AI Struggles to Read Clocks

AI’s Struggles with Time Interpretation
Advances in AI Technology
Artificial intelligence (AI) has made incredible strides in recent years. It can create lifelike images, compose stories, assist in educational tasks, and even help scientists predict how proteins structure themselves. However, new research highlights a significant shortcoming of these systems: their inability to accurately tell time.
Recent Research Findings
Researchers at the University of Edinburgh conducted a study that assessed the time-telling abilities of seven notable multimodal large language models (MLLMs). These models are designed to understand and generate various forms of media, including text and images. Their findings, which will be published in April, reveal that these AI systems struggle with even simple time-related questions based on images of clocks and calendars.
The researchers explained that interpreting time accurately from visual inputs is a vital skill for many real-world applications. These range from organizing events to use in autonomous vehicles. Despite the progress in MLLMs, many studies have concentrated on other areas like object recognition or scene analysis, leaving the aspect of temporal reasoning less explored.
The Testing Process
In their study, the team tested several AI models, including OpenAI’s GPT-4o and GPT-o1, Google’s DeepMind Gemini 2.0, Anthropic’s Claude 3.5 Sonnet, Meta’s Llama 3.2-11B-Vision-Instruct, Alibaba’s Qwen2-VL7B-Instruct, and ModelBest’s MiniCPM-V-2.6. The models were shown various images of analog clocks, featuring different dial designs, Roman numerals, and even some without second hands, alongside ten years’ worth of calendar images.
The researchers posed straightforward questions like "What time is shown on the clock in the image?" for clock images, and more complex queries for calendars, such as "What day of the week is New Year’s Day?" and "What is the 153rd day of the year?"
Understanding AI Performance
Reading analog clocks and understanding calendars involves several intricate cognitive processes. These include detailed visual recognition—like determining the position of clock hands and the layout of days on a calendar—and complex numerical reasoning, such as calculating day offsets.

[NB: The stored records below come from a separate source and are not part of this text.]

template <int SMAX, int RW, bool TWO>
__device__ __forceinline__ void merge_step_slots(const UnitCtx& C, const float* src, int p, int lo, int lane,
                                                 int wave, float (&v)[RW][SMAX], const int* loff, uint32_t& sw,
                                                 int& nq)
{
    constexpr int Q = (RW + 1) / 2;
    static_assert(Q <= 32, "row slots: one lane per slot row");
    const uint32_t* st = slot_table(C, lo);
    const int ns = uni((int)st[0]);
    nq = uni(ns > wave ? (ns - wave + kConeWaves - 1) / kConeWaves : 0);
    const int qi = lane & 31;
    int o0 = 0, o1 = 0, o2 = 0, o3 = 0, s1 = 0, s2 = 0, s3 = 0;
    if constexpr (resolved_slots(SMAX)) {
        const int qc = qi < Q ? qi : Q - 1;
        const uint4 e = reinterpret_cast<const uint4*>(st)[1 + (lane >> 5) * (kConeWaves * Q) + wave * Q + qc];
        sw = lane < 32 ? e.w : 0u;
        s1 = (int)(e.z & 1023u);
        constexpr int roll_in = SMAX == 4 ? 0 : 1;
        if constexpr (TWO) {
            s2 = (int)((e.z >> 10) & 1023u);
            s3 = (int)((e.z >> 20) & 1023u);
            o0 = (int)(e.x & 0xFFFFu);
            o1 = (int)(e.x >> 16) + roll_in * s1;
            o2 = (int)(e.y & 0xFFFFu) + roll_in * s2;
            o3 = (int)(e.y >> 16) + roll_in * s3;
        } else {
            o0 = (int)(e.x & 0xFFFFu);
            o1 = (int)(e.x >> 16) + roll_in * s1;
            o2 = (int)((e.z >> 30) & 1u);
        }
        (void)loff;
    } else {
    sw = qi < nq ? st[1 + wave + kConeWaves * qi] : 0u;
    const bool act = qi < nq && (lane < 32 || (sw >> 20) == kSlotTwo || (sw >> 20) == kSlotHalf);
    const int r = lane < 32 ? (int)(sw & 1023u) : (int)((sw >> 10) & 1023u);
    const uint32_t* const desc = desc_table(C);
    const bool use_loff = loff != nullptr;
    if (act) {
        if constexpr (TWO) {
            const uint32_t d0 = desc[desc_offset(C, lo) + r];
            const uint32_t dh = desc[desc_offset(C, lo + 1) + (int)(d0 & 1023u)];
            const uint32_t dt = desc[desc_offset(C, lo + 1) + (int)((d0 >> 10) & 1023u)];
            const int sh = (int)(d0 >> 20), sH = (int)(dh >> 20), sT = (int)(dt >> 20);
            int sTT = sh + sT;
            sTT = sTT >= p ? sTT - p : sTT;
            const uint32_t r0 = dh & 1023u, r1 = (dh >> 10) & 1023u, r2 = dt & 1023u, r3 = (dt >> 10) & 1023u;
            o0 = (use_loff ? loff[r0] : (int)__umul24(r0, (uint32_t)p));
            o1 = (use_loff ? loff[r1] : (int)__umul24(r1, (uint32_t)p)) + sH;
            o2 = (use_loff ? loff[r2] : (int)__umul24(r2, (uint32_t)p)) + sh;
            o3 = (use_loff ? loff[r3] : (int)__umul24(r3, (uint32_t)p)) + sTT;
            s1 = sH;
            s2 = sh;
            s3 = sTT;
        } else {
            const uint32_t d = desc[desc_offset(C, lo) + r];
            const uint32_t tc = (d >> 10) & 1023u;
            s1 = (int)(d >> 20);
            o0 = use_loff ? loff[d & 1023u] : (int)__umul24(d & 1023u, (uint32_t)p);
            o1 = (tc == kCarried ? o0 : (use_loff ? loff[tc] : (int)__umul24(tc, (uint32_t)p))) + s1;
            o2 = tc == kCarried;
        }
    }
    }
    const lds_cptr l1 = (lds_cptr)src + lane;
    const lds_cptr s0 = (lds_cptr)src;
    const lut_cptr lutl = (lut_cptr)(C.aux0 + kLut4Off) + lane;
    const int jl = p - 1 - 64 * (SMAX - 1);
#pragma unroll
    for (int q = 0; q < Q; ++q) {
        if (q < nq) {
            const uint32_t kq = (uint32_t)__builtin_amdgcn_readlane((int)sw, q) >> 20;
            float hs[SMAX], ts[SMAX];
            row_terms<SMAX, TWO>(l1, p, lane, q, o0, o1, o2, o3, s1, s2, s3, hs, ts, s0, lutl);
#pragma unroll
            for (int k = 0; k < SMAX; ++k) v[2 * q][k] = __fadd_rn(hs[k], ts[k]);
            const int qb = 2 * q + 1 < RW ? 2 * q + 1 : RW - 1;
            if (2 * q + 1 < RW) {
                if (kq == kSlotPair) {
#ifdef RT_PAIR_SELECT
                    int n0[SMAX];
#pragma unroll
                    for (int k = 0; k < SMAX; ++k) n0[k] = __builtin_amdgcn_readlane(__float_as_int(ts[(k + 1) % SMAX]), 0);
#pragma unroll
                    for (int k = 0; k < SMAX; ++k) {
                        float x = __int_as_float(__builtin_amdgcn_mov_dpp(__float_as_int(ts[k]), 0x130, 0xF, 0xF, true));
                        x = lane == (k + 1 < SMAX ? 63 : jl) ? __int_as_float(n0[k]) : x;
                        v[qb][k] = __fadd_rn(hs[k], x);
                    }
#else
                    const int w0 = __builtin_amdgcn_readlane(__float_as_int(ts[0]), 0);
#pragma unroll
                    for (int k = 0; k < SMAX; ++k) {
                        int x;
                        if (k + 1 < SMAX) {
                            const int nx = __builtin_amdgcn_mov_dpp(__float_as_int(ts[k + 1]), 0x134, 0xF, 0xF, false);
                            x = __builtin_amdgcn_update_dpp(nx, __float_as_int(ts[k]), 0x130, 0xF, 0xF, false);
                        } else {
                            x = __builtin_amdgcn_mov_dpp(__float_as_int(ts[k]), 0x130, 0xF, 0xF, true);
                            asm volatile("s_mov_b32 m0, %2\n\tv_writelane_b32 %0, %1, m0" : "+v"(x) : "s"(w0), "s"(jl)
                                         : "m0");
                        }
                        v[qb][k] = __fadd_rn(hs[k], __int_as_float(x));
                    }
#endif
                } else if (kq == kSlotHalf) {
                    float tb[SMAX];
                    row_terms<SMAX, TWO, false>(l1, p, lane, 32 + q, o0, o1, o2, o3, s1, s2, s3, hs, tb, s0, lutl);
#pragma unroll
                    for (int k = 0; k < SMAX; ++k) v[qb][k] = __fadd_rn(hs[k], tb[k]);
                } else if (kq == kSlotTwo) {
                    row_terms<SMAX, TWO>(l1, p, lane, 32 + q, o0, o1, o2, o3, s1, s2, s3, hs, ts, s0, lutl);
#pragma unroll
                    for (int k = 0; k < SMAX; ++k) v[qb][k] = __fadd_rn(hs[k], ts[k]);
                }
            }
        }
    }
}

#ifndef RT_NO_ADDTID_WRITES
template <int SMAX>
__device__ __forceinline__ void write_row_addtid(uint32_t a, const float (&x)[SMAX])
{
    static_assert(SMAX == 4 || SMAX == 5, "4/5-slot rows");
    if (a <= 0xFFFFu - 256u * (SMAX - 2)) {
        if constexpr (SMAX == 4)
            asm volatile("s_mov_b32 m0, %0\n\ts_nop 0\n\tds_write_addtid_b32 %1\n\tds_write_addtid_b32 %2 offset:256\n\t"
                         "ds_write_addtid_b32 %3 offset:512"
                         :: "s"(a), "v"(x[0]), "v"(x[1]), "v"(x[2]) : "memory", "m0");
        else
            asm volatile("s_mov_b32 m0, %0\n\ts_nop 0\n\tds_write_addtid_b32 %1\n\tds_write_addtid_b32 %2 offset:256\n\t"
                         "ds_write_addtid_b32 %3 offset:512\n\tds_write_addtid_b32 %4 offset:768"
                         :: "s"(a), "v"(x[0]), "v"(x[1]), "v"(x[2]), "v"(x[3]) : "memory", "m0");
    } else {
        const uint32_t b = a - 32768u;
        if constexpr (SMAX == 4)
            asm volatile("s_mov_b32 m0, %0\n\ts_nop 0\n\tds_write_addtid_b32 %1 offset:32768\n\t"
                         "ds_write_addtid_b32 %2 offset:33024\n\tds_write_addtid_b32 %3 offset:33280"
                         :: "s"(b), "v"(x[0]), "v"(x[1]), "v"(x[2]) : "memory", "m0");
        else
            asm volatile("s_mov_b32 m0, %0\n\ts_nop 0\n\tds_write_addtid_b32 %1 offset:32768\n\t"
                         "ds_write_addtid_b32 %2 offset:33024\n\tds_write_addtid_b32 %3 offset:33280\n\t"
                         "ds_write_addtid_b32 %4 offset:33536"
                         :: "s"(b), "v"(x[0]), "v"(x[1]), "v"(x[2]), "v"(x[3]) : "memory", "m0");
    }
}
#endif

template <int SMAX, int RW>
__device__ __forceinline__ void write_rows_slots(float* base, float* dummy, const float (&v)[RW][SMAX], int p,
                                                 int lane, uint32_t sw, int nq, int q)
{
    const bool tail_ok = lane + 64 * (SMAX - 1) < p;
#ifndef RT_NO_ADDTID_WRITES
    if constexpr (resolved_slots(SMAX)) {
        typedef __attribute__((address_space(3))) float* lds_fptr;
        const uint32_t b0 = (uint32_t)(uintptr_t)(lds_fptr)base;
#pragma unroll
        for (int i = 0; i < RW; ++i) {
            if (i / 2 < nq) {
                const uint32_t w = (uint32_t)__builtin_amdgcn_readlane((int)sw, i / 2);
                if (i % 2 == 0 || (w >> 20) != kSlotOne) {
                    const int row = (int)((i % 2 == 0 ? w : w >> 10) & 1023u);
                    write_row_addtid<SMAX>(b0 + 4u * (uint32_t)(row * q), v[i]);
                    float* orow = base + row * q + lane;
                    *(tail_ok ? orow + 64 * (SMAX - 1) : dummy) = v[i][SMAX - 1];
                }
            }
        }
        return;
    }
#endif
#pragma unroll
    for (int i = 0; i < RW; ++i) {
        if (i / 2 < nq) {
            const uint32_t w = (uint32_t)__builtin_amdgcn_readlane((int)sw, i / 2);
            if (i % 2 == 0 || (w >> 20) != kSlotOne) {
                const int row = (int)((i % 2 == 0 ? w : w >> 10) & 1023u);
                float* orow = base + row * q + lane;
#pragma unroll
                for (int k = 0; k < SMAX; ++k) {
                    if (k < SMAX - 1) orow[64 * k] = v[i][k];
                    else *(tail_ok ? orow + 64 * k : dummy) = v[i][k];
                }
            }
        }
    }
}

template <int SMAX, int RW>
__device__ __forceinline__ void store_rows_slots(const float (&v)[RW][SMAX], int p, int lane, uint32_t sw, int nq,
                                                 __amdgpu_buffer_rsrc_t rs, uint32_t st_o0)
{
    const bool tail_ok = lane + 64 * (SMAX - 1) < p;
#pragma unroll
    for (int i = 0; i < RW; ++i) {
        if (i / 2 < nq) {
            const uint32_t w = (uint32_t)__builtin_amdgcn_readlane((int)sw, i / 2);
            if (i % 2 == 0 || (w >> 20) != kSlotOne) {
                const int row = (int)((i % 2 == 0 ? w : w >> 10) & 1023u);
                const uint32_t ob = st_o0 + (uint32_t)(row * p + lane) * 4u;
#pragma unroll
                for (int k = 0; k < SMAX; ++k) {
                    const uint32_t o = k < SMAX - 1 ? ob + 256u * (uint32_t)k
                                                    : (tail_ok ? ob + 256u * (uint32_t)k : 0x80000000u);
                    __builtin_amdgcn_raw_buffer_store_b32(__float_as_uint(v[i][k]), rs, (int)o, 0, kStoreCpol);
                }
            }
        }
    }
}

template <int RW, bool TWO, bool FIRST>
__device__ __forceinline__ void merge_step_lanes(const UnitCtx& C, const float* src, int p, int lo, int lane, int wave,
                                                 int nrows, float (&v)[RW][1], const int* loff)
{
    int ln = lane;
    asm volatile("" : "+v"(ln));
    const int h = ln >> 5, j = (ln & 31) < p ? (ln & 31) : 0;
    const uint32_t* const desc = desc_table(C);
    const int dl = TWO ? 0 : desc_offset(C, lo);
    const uint2* const step = reinterpret_cast<const uint2*>(TWO ? slot_table(C, lo) : C.aux);
    const lds_cptr sp = (lds_cptr)src;
    constexpr int G = 4;
    auto rowidx = [&](int i) {
        const int r = 2 * (wave + kConeWaves * i) + h;
        return r < nrows ? r : nrows - 1;
    };
    uint2 enext = make_uint2(0u, 0u);
    auto row = [&](int i, bool pre) {
        const int r = rowidx(i);
        if constexpr (TWO) {
            const uint2 e = enext;
            if (pre) enext = step[rowidx(i + 1)];
            const uint32_t q0 = e.x & 1023u, q1 = (e.x >> 10) & 1023u, q2 = (e.x >> 20) & 1023u, q3 = e.y & 1023u;
            const int sH = (int)((e.y >> 10) & 63u), sh = (int)((e.y >> 16) & 63u), sTT = (int)((e.y >> 22) & 63u);
            const int o0 = FIRST ? loff[q0] : (int)__umul24(q0, (uint32_t)p);
            const int o1 = FIRST ? loff[q1] : (int)__umul24(q1, (uint32_t)p);
            const int o2 = FIRST ? loff[q2] : (int)__umul24(q2, (uint32_t)p);
            const int o3 = FIRST ? loff[q3] : (int)__umul24(q3, (uint32_t)p);
            uint32_t u1 = (uint32_t)(j + sH), u2 = (uint32_t)(j + sh), u3 = (uint32_t)(j + sTT);
            const int i1 = (int)min(u1, u1 - (uint32_t)p), i2 = (int)min(u2, u2 - (uint32_t)p);
            const int i3 = (int)min(u3, u3 - (uint32_t)p);
            const float x0 = lds_ld(sp + o0 + j);
            const float x1 = lds_ld(sp + o1 + i1);
            const float x2 = lds_ld(sp + o2 + i2);
            const float x3 = lds_ld(sp + o3 + i3);
            v[i][0] = __fadd_rn(__fadd_rn(x0, x1), __fadd_rn(x2, x3));
        } else {
            const uint32_t d = desc[dl + r];
            const uint32_t tc = (d >> 10) & 1023u;
            const bool car = tc == kCarried;
            const int sh = (int)(d >> 20);
            const int ho = FIRST ? loff[d & 1023u] : (int)__umul24(d & 1023u, (uint32_t)p);
            const int to = car ? ho : (FIRST ? loff[tc & 1023u] : (int)__umul24(tc, (uint32_t)p));
            const uint32_t u1 = (uint32_t)(j + sh);
            const int i1 = (int)min(u1, u1 - (uint32_t)p);
            const float x0 = lds_ld(sp + ho + j);
            float x1 = lds_ld(sp + to + i1);
            x1 = car ? -0.0f : x1;
            v[i][0] = __fadd_rn(x0, x1);
        }
    };
#pragma unroll
    for (int g = 0; g < RW; g += G) {
        if (2 * (wave + kConeWaves * g) < nrows) {
            const int ge = g + G < RW ? g + G : RW;
            if constexpr (TWO) enext = step[rowidx(g)];
#pragma unroll
            for (int i = g; i < ge; ++i) row(i, i + 1 < ge);
        }
    }
}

Unfortunately, the results were not promising. On average, the models were able to read the time on analog clocks correctly less than 25% of the time. They faced particular challenges when interpreting clocks with Roman numerals or unusual designs, as well as those missing a second hand. The difficulties seem to stem from the models’ struggles to detect clock hands and interpret their positions accurately.
Highlights of the Results
Among the tested models, Google’s Gemini 2.0 performed best on the clock task, while OpenAI’s GPT-o1 achieved an 80% accuracy rate for calendar-related questions—significantly better than its counterparts. However, even the top-performing model still made mistakes around 20% of the time.
Rohit Saxena, a co-author of the study and PhD student at the University of Edinburgh, emphasized the implications of these findings. He noted that most people learn to tell time and use calendars during childhood, which makes the limitations of AI in these areas particularly notable.
For AI to be effectively integrated into environments that rely on accurate time management—such as scheduling tasks, automating processes, and developing assistive technologies—these deficits in basic functionalities will need to be addressed.
Implications for Future AI Development
While AI technology continues to advance and can tackle sophisticated subjects, these research findings underscore the necessity for developers to focus on enhancing the models’ ability to interpret time. Until these issues are resolved, relying on AI for time-sensitive tasks may not be advisable.